* **Exercise input**:
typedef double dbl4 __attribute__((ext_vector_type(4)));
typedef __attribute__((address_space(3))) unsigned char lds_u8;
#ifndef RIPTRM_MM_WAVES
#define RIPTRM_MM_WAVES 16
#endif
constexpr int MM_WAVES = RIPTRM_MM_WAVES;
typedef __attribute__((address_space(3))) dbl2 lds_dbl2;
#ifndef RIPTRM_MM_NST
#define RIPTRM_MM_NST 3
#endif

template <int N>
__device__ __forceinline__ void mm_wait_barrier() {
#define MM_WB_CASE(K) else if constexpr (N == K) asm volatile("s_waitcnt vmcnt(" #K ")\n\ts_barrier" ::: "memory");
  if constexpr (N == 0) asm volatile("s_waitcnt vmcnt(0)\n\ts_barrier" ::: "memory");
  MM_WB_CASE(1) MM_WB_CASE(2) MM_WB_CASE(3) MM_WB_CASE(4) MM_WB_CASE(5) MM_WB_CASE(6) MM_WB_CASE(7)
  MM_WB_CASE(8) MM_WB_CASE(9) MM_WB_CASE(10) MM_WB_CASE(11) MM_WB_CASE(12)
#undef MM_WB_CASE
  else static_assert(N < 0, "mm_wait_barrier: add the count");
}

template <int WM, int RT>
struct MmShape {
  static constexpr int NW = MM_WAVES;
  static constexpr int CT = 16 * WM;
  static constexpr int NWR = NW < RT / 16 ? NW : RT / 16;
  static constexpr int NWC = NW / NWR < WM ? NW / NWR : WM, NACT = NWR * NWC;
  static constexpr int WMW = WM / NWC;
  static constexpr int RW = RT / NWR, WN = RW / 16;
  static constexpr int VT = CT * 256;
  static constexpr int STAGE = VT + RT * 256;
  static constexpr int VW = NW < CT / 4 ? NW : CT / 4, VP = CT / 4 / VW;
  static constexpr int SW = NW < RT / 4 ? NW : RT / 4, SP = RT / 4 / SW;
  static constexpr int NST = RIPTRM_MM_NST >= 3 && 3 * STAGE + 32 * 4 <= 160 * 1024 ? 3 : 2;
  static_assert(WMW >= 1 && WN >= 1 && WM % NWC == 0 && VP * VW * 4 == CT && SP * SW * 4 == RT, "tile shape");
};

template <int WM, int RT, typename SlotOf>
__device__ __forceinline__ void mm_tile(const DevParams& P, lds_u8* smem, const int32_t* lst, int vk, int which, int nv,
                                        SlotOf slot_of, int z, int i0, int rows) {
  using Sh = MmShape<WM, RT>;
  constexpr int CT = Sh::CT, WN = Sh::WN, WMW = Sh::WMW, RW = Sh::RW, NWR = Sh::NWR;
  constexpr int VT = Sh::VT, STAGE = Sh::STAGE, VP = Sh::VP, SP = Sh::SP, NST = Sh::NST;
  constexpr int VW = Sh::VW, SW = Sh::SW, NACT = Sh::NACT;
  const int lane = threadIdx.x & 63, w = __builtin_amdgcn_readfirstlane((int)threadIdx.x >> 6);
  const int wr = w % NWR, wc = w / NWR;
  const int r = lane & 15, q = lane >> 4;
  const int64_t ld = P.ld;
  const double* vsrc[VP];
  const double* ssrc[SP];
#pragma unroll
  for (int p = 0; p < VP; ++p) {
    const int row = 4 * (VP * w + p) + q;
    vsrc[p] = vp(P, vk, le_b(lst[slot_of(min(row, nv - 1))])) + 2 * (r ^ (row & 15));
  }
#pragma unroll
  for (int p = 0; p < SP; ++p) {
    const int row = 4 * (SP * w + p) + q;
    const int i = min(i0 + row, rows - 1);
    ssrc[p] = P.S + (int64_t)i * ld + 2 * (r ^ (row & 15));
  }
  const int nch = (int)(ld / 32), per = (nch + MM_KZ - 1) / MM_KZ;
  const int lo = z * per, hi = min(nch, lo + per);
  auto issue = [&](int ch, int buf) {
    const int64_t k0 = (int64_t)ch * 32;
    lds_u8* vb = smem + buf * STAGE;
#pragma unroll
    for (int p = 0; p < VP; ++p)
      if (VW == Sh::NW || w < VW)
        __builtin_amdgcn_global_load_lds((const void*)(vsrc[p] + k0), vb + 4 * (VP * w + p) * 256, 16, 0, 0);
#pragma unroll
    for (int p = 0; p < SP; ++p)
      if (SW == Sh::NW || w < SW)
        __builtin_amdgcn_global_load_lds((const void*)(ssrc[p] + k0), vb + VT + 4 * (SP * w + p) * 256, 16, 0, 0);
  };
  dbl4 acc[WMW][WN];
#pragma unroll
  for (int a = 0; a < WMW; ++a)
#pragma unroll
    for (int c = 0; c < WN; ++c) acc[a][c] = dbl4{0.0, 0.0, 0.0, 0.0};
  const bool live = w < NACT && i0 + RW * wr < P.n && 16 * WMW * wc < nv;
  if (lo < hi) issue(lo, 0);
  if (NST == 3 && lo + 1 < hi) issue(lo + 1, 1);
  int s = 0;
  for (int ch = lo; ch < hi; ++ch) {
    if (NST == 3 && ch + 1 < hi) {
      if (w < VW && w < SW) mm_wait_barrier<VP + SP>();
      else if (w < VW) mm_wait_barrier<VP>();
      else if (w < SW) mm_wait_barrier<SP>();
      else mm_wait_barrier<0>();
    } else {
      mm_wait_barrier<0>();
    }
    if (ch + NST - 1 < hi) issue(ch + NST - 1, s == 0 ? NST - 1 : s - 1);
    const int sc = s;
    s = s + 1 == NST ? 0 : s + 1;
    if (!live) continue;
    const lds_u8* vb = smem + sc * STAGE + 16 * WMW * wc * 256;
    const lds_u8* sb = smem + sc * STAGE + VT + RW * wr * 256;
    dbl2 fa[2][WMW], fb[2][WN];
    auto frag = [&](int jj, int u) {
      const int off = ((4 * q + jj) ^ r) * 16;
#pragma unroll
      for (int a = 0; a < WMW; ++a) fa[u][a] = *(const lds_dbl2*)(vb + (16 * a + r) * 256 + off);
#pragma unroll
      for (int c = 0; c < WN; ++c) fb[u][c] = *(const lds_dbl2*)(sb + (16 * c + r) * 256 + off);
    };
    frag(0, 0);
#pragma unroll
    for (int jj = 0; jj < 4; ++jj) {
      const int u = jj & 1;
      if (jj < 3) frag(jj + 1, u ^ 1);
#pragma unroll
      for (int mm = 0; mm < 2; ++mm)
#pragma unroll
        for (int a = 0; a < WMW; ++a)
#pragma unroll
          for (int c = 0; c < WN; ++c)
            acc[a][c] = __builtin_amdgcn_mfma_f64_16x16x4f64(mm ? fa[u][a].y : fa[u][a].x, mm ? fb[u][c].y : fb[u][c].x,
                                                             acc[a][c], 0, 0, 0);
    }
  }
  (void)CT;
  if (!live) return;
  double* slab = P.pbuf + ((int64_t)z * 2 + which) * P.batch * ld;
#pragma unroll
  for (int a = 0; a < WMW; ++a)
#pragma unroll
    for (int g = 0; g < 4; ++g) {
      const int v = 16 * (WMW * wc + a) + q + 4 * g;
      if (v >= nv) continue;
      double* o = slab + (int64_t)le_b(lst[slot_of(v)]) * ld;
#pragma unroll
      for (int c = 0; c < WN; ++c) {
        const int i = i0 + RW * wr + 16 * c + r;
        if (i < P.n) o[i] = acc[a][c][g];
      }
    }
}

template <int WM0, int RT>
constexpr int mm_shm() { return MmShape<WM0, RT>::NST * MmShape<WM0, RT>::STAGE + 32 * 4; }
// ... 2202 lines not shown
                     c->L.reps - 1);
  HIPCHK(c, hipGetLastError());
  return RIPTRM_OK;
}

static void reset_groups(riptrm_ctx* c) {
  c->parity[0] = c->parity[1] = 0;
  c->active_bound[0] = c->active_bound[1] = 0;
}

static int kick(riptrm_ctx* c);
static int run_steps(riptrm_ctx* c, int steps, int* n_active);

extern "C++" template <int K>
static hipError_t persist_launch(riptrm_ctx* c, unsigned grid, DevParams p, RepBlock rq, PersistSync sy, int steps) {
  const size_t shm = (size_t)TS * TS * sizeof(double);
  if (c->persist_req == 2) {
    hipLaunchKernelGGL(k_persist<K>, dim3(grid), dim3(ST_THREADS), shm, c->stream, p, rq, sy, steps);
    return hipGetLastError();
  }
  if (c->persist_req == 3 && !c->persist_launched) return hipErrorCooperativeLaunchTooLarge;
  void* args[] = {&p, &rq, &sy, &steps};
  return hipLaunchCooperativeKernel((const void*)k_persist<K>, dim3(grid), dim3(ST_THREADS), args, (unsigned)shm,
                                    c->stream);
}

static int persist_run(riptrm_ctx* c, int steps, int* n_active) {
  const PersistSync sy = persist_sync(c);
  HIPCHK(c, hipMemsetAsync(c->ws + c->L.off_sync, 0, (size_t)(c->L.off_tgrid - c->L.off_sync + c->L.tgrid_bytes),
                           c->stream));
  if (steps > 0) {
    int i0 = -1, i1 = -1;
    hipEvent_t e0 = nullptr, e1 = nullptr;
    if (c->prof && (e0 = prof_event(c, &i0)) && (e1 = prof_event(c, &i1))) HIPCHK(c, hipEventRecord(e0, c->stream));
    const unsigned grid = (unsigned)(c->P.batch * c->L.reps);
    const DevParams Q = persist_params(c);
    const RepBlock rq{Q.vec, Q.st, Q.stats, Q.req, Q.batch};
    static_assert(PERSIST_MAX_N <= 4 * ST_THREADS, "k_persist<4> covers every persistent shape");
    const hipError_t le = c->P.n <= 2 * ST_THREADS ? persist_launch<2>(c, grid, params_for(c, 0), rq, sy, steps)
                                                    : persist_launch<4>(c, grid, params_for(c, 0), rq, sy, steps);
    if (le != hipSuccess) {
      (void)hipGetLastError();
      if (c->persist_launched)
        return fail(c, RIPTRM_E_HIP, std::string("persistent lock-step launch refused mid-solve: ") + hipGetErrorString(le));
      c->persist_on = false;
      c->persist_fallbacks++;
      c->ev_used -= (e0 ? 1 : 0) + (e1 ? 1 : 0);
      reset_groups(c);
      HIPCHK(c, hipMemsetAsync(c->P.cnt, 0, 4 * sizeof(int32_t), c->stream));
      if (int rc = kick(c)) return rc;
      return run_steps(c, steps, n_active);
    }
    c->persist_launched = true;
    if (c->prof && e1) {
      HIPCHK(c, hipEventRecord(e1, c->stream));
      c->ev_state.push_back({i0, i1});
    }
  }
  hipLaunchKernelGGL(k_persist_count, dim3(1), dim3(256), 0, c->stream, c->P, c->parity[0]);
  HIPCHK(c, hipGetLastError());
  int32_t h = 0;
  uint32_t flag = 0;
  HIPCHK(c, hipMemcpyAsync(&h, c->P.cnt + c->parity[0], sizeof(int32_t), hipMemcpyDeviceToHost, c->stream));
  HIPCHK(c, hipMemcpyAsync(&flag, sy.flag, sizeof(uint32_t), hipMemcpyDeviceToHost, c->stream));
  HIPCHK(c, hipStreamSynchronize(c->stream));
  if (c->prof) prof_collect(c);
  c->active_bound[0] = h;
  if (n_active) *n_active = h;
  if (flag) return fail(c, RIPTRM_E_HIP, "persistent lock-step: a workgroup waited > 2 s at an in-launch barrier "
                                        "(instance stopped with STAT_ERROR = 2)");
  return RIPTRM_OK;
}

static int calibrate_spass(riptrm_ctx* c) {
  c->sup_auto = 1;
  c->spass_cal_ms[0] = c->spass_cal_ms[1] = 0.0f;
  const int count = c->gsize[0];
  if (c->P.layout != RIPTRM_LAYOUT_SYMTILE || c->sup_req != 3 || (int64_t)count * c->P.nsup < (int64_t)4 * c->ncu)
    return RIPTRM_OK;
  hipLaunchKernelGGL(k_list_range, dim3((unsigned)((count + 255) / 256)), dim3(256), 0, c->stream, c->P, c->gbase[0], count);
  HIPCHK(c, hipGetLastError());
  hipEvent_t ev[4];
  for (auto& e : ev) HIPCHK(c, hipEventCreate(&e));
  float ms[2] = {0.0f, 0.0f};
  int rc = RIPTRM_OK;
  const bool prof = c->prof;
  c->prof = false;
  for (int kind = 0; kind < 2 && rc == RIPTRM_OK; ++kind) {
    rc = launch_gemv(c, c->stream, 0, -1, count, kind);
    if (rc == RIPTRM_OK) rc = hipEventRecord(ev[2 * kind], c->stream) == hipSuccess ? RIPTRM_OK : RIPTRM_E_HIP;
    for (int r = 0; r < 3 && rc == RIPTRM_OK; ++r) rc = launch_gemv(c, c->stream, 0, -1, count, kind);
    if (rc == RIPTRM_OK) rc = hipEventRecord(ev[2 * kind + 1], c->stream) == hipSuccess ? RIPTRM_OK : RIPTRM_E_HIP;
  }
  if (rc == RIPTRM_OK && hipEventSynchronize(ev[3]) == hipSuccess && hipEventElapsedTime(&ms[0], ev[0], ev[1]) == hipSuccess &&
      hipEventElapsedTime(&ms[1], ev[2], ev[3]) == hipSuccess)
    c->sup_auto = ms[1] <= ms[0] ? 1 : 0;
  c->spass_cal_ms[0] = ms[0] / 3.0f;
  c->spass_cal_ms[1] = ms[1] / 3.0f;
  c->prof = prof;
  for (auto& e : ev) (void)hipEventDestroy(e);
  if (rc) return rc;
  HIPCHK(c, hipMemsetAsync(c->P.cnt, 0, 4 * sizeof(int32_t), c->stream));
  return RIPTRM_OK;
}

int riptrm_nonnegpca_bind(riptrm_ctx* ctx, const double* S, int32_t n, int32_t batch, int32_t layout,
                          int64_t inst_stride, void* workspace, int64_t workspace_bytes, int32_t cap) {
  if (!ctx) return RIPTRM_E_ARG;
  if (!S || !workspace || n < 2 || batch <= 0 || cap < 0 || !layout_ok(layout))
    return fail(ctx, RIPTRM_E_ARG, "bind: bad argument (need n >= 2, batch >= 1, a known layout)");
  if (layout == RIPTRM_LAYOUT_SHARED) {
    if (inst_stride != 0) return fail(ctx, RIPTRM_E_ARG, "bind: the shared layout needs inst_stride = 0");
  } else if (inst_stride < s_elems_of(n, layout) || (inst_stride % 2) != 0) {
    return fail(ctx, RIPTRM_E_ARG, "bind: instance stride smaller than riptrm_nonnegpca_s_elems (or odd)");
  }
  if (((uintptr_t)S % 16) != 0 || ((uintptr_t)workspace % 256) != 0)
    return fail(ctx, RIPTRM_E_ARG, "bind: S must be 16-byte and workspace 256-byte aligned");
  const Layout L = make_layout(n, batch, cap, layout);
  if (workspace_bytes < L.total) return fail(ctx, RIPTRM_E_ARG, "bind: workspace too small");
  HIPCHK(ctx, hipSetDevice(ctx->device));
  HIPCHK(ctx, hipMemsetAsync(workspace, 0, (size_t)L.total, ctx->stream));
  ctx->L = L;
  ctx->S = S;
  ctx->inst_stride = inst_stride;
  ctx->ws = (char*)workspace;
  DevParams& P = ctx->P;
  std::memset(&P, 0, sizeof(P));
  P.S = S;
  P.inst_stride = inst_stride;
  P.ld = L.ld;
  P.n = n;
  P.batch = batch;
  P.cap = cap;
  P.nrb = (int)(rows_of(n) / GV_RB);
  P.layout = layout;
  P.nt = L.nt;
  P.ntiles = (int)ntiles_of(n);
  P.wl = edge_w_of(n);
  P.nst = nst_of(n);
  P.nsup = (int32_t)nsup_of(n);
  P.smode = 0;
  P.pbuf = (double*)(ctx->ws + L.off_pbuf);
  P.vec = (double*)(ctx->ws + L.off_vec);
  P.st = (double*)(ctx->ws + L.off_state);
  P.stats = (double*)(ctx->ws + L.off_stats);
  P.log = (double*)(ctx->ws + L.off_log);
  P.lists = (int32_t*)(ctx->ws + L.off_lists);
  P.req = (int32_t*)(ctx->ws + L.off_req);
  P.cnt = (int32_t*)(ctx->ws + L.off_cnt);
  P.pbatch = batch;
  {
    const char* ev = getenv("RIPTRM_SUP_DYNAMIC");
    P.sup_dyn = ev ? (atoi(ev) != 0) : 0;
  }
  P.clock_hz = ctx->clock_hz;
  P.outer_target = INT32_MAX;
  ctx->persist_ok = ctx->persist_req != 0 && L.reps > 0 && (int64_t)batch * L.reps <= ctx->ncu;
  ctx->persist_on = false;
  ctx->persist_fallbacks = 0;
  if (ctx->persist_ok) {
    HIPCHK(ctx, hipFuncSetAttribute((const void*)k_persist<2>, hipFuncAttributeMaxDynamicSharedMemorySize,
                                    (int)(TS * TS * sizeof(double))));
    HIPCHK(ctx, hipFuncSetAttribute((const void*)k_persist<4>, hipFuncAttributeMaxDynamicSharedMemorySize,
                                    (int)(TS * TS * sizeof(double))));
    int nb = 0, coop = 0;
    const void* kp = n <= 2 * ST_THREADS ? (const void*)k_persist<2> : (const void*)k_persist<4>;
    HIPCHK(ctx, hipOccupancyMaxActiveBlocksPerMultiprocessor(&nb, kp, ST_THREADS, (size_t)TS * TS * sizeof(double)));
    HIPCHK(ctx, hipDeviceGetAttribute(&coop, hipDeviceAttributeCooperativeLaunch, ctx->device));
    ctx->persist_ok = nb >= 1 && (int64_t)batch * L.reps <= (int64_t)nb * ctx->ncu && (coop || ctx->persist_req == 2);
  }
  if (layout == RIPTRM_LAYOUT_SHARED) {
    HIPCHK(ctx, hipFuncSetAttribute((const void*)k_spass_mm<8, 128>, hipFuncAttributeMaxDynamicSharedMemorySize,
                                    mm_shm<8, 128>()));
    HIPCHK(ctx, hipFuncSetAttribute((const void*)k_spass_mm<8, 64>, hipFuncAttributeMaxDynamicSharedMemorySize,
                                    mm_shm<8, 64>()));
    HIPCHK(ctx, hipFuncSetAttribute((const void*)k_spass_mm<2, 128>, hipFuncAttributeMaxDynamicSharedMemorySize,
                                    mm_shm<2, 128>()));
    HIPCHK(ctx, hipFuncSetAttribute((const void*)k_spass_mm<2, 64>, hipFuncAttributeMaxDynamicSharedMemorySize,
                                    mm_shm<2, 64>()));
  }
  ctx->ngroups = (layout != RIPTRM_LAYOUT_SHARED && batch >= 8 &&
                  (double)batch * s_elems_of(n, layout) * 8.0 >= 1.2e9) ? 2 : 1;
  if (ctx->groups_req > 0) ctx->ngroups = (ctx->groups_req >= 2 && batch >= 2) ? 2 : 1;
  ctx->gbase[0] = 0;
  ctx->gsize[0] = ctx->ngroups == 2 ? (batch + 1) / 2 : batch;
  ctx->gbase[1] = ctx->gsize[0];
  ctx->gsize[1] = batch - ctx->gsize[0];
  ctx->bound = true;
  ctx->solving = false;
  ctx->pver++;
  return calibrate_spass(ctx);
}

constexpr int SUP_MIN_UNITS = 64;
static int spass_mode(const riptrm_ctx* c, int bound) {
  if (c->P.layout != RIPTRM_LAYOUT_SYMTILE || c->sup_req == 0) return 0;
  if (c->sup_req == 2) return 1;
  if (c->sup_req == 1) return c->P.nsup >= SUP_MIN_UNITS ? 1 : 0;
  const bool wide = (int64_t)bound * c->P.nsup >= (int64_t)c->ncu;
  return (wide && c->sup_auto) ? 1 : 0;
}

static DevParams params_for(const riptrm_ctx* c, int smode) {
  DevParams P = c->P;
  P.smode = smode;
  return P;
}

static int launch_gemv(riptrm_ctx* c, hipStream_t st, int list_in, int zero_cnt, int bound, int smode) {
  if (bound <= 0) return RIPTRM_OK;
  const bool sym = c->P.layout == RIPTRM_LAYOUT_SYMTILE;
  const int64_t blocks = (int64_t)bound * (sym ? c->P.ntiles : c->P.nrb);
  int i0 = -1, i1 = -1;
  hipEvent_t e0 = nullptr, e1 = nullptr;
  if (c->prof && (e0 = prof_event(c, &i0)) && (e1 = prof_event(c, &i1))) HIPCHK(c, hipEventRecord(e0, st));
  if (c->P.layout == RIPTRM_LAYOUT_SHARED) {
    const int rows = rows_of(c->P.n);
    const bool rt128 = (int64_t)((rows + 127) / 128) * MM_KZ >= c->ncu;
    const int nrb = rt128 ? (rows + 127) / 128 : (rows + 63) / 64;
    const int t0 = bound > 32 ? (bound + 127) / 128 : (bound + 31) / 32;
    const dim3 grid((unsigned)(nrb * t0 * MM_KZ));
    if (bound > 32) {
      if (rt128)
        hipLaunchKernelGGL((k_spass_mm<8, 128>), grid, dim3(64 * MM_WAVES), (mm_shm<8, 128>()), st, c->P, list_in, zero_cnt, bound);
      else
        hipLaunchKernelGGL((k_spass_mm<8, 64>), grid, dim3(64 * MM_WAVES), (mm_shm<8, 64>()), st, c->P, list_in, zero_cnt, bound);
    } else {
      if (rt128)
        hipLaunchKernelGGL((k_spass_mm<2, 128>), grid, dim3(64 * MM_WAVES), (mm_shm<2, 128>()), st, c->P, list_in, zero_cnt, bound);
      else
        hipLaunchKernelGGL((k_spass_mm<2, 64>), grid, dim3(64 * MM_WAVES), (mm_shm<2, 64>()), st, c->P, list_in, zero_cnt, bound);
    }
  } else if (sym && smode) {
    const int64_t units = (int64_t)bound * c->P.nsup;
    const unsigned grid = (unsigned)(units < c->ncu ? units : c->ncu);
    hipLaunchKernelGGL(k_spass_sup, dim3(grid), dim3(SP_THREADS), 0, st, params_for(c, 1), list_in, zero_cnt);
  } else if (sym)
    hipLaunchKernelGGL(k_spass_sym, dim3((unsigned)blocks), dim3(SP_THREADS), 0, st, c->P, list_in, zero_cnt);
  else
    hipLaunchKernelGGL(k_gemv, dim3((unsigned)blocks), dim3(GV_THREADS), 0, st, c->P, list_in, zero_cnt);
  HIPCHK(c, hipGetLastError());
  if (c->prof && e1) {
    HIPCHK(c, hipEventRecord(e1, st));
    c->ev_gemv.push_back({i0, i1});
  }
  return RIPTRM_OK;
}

* **Task details**:
In the records above, find every line that contains the word "fail" and copy it.

* **Answer for the task**:
        return fail(c, RIPTRM_E_HIP, std::string("persistent lock-step launch refused mid-solve: ") + hipGetErrorString(le));
  if (flag) return fail(c, RIPTRM_E_HIP, "persistent lock-step: a workgroup waited > 2 s at an in-launch barrier "
    return fail(ctx, RIPTRM_E_ARG, "bind: bad argument (need n >= 2, batch >= 1, a known layout)");
    if (inst_stride != 0) return fail(ctx, RIPTRM_E_ARG, "bind: the shared layout needs inst_stride = 0");
    return fail(ctx, RIPTRM_E_ARG, "bind: instance stride smaller than riptrm_nonnegpca_s_elems (or odd)");
    return fail(ctx, RIPTRM_E_ARG, "bind: S must be 16-byte and workspace 256-byte aligned");
  if (workspace_bytes < L.total) return fail(ctx, RIPTRM_E_ARG, "bind: workspace too small");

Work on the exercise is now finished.